Task directions
From the line with "-(-Hn // 4) * -(-Wn // 4)" to the line with "1]), wl1, bmax, _p(slots[j", retype every line exactly, including those two, and leave out the rest of the data below.

======== Material for the task ========

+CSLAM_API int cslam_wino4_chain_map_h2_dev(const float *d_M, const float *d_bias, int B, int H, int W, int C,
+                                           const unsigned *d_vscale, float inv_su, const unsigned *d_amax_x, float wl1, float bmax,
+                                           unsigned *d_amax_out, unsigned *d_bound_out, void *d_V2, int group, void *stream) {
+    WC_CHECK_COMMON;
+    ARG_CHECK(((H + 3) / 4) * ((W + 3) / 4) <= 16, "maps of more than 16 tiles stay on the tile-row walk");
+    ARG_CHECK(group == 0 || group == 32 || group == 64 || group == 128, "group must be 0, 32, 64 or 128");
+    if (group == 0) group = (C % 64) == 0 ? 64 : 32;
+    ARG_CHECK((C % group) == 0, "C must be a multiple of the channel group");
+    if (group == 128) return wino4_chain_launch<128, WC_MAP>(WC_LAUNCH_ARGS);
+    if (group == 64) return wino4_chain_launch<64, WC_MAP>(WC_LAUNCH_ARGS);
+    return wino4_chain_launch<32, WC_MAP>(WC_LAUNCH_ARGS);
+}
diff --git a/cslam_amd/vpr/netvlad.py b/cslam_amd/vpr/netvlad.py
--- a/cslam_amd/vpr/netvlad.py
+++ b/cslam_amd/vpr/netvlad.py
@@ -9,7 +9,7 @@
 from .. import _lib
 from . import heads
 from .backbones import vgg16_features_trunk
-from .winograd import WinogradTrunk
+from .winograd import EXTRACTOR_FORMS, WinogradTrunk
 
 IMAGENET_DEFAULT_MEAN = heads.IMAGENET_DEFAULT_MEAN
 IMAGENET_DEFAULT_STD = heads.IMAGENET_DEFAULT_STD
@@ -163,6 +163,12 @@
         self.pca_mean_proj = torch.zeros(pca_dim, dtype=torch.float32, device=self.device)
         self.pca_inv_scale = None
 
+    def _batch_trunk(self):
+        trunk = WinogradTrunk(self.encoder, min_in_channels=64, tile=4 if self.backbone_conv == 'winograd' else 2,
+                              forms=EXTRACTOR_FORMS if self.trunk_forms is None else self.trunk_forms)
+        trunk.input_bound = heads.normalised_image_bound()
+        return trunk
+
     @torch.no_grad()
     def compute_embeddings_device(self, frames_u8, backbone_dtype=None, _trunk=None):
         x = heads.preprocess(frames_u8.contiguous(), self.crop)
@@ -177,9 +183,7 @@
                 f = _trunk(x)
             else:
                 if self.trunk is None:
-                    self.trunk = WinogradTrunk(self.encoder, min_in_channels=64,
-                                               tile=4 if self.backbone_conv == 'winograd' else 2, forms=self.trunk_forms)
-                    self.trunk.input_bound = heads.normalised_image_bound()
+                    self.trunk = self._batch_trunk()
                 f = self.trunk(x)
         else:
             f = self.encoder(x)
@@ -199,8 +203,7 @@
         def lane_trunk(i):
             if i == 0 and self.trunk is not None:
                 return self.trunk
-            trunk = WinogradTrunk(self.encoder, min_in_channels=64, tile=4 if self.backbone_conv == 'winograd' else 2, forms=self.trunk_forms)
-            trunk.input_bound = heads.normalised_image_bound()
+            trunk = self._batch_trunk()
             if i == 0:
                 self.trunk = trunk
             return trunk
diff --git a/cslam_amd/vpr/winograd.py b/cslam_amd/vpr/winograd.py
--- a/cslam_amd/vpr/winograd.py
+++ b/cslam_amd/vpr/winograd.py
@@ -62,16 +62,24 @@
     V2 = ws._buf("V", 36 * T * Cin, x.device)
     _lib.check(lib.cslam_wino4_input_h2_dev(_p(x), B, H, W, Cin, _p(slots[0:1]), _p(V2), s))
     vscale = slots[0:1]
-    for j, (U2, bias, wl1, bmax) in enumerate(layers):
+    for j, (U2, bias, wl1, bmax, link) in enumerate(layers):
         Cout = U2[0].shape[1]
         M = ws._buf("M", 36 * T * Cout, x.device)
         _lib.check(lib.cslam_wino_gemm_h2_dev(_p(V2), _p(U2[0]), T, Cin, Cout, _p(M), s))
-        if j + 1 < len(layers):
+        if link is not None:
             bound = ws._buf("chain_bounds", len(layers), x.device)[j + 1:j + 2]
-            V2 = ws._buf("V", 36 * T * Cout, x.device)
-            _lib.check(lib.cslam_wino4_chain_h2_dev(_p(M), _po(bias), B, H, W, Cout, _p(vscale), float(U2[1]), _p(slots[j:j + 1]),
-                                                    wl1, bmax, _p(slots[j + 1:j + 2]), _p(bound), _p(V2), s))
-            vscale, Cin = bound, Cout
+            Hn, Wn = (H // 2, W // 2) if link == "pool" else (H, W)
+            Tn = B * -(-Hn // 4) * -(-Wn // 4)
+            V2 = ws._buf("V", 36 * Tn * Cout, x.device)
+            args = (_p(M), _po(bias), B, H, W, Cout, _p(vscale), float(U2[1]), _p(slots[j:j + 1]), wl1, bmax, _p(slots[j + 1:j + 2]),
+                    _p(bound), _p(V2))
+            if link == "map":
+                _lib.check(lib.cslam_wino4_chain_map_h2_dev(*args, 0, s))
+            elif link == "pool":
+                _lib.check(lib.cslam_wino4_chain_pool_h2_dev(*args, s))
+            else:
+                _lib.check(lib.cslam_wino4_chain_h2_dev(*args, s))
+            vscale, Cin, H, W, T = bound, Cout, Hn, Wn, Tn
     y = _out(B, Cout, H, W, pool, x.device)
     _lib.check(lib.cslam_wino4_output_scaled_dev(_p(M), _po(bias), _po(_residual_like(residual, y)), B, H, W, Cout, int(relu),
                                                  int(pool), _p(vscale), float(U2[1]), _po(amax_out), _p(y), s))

========

Solution for this exercise
+            Tn = B * -(-Hn // 4) * -(-Wn // 4)
+            V2 = ws._buf("V", 36 * Tn * Cout, x.device)
+            args = (_p(M), _po(bias), B, H, W, Cout, _p(vscale), float(U2[1]), _p(slots[j:j + 1]), wl1, bmax, _p(slots[j + 1:j + 2]),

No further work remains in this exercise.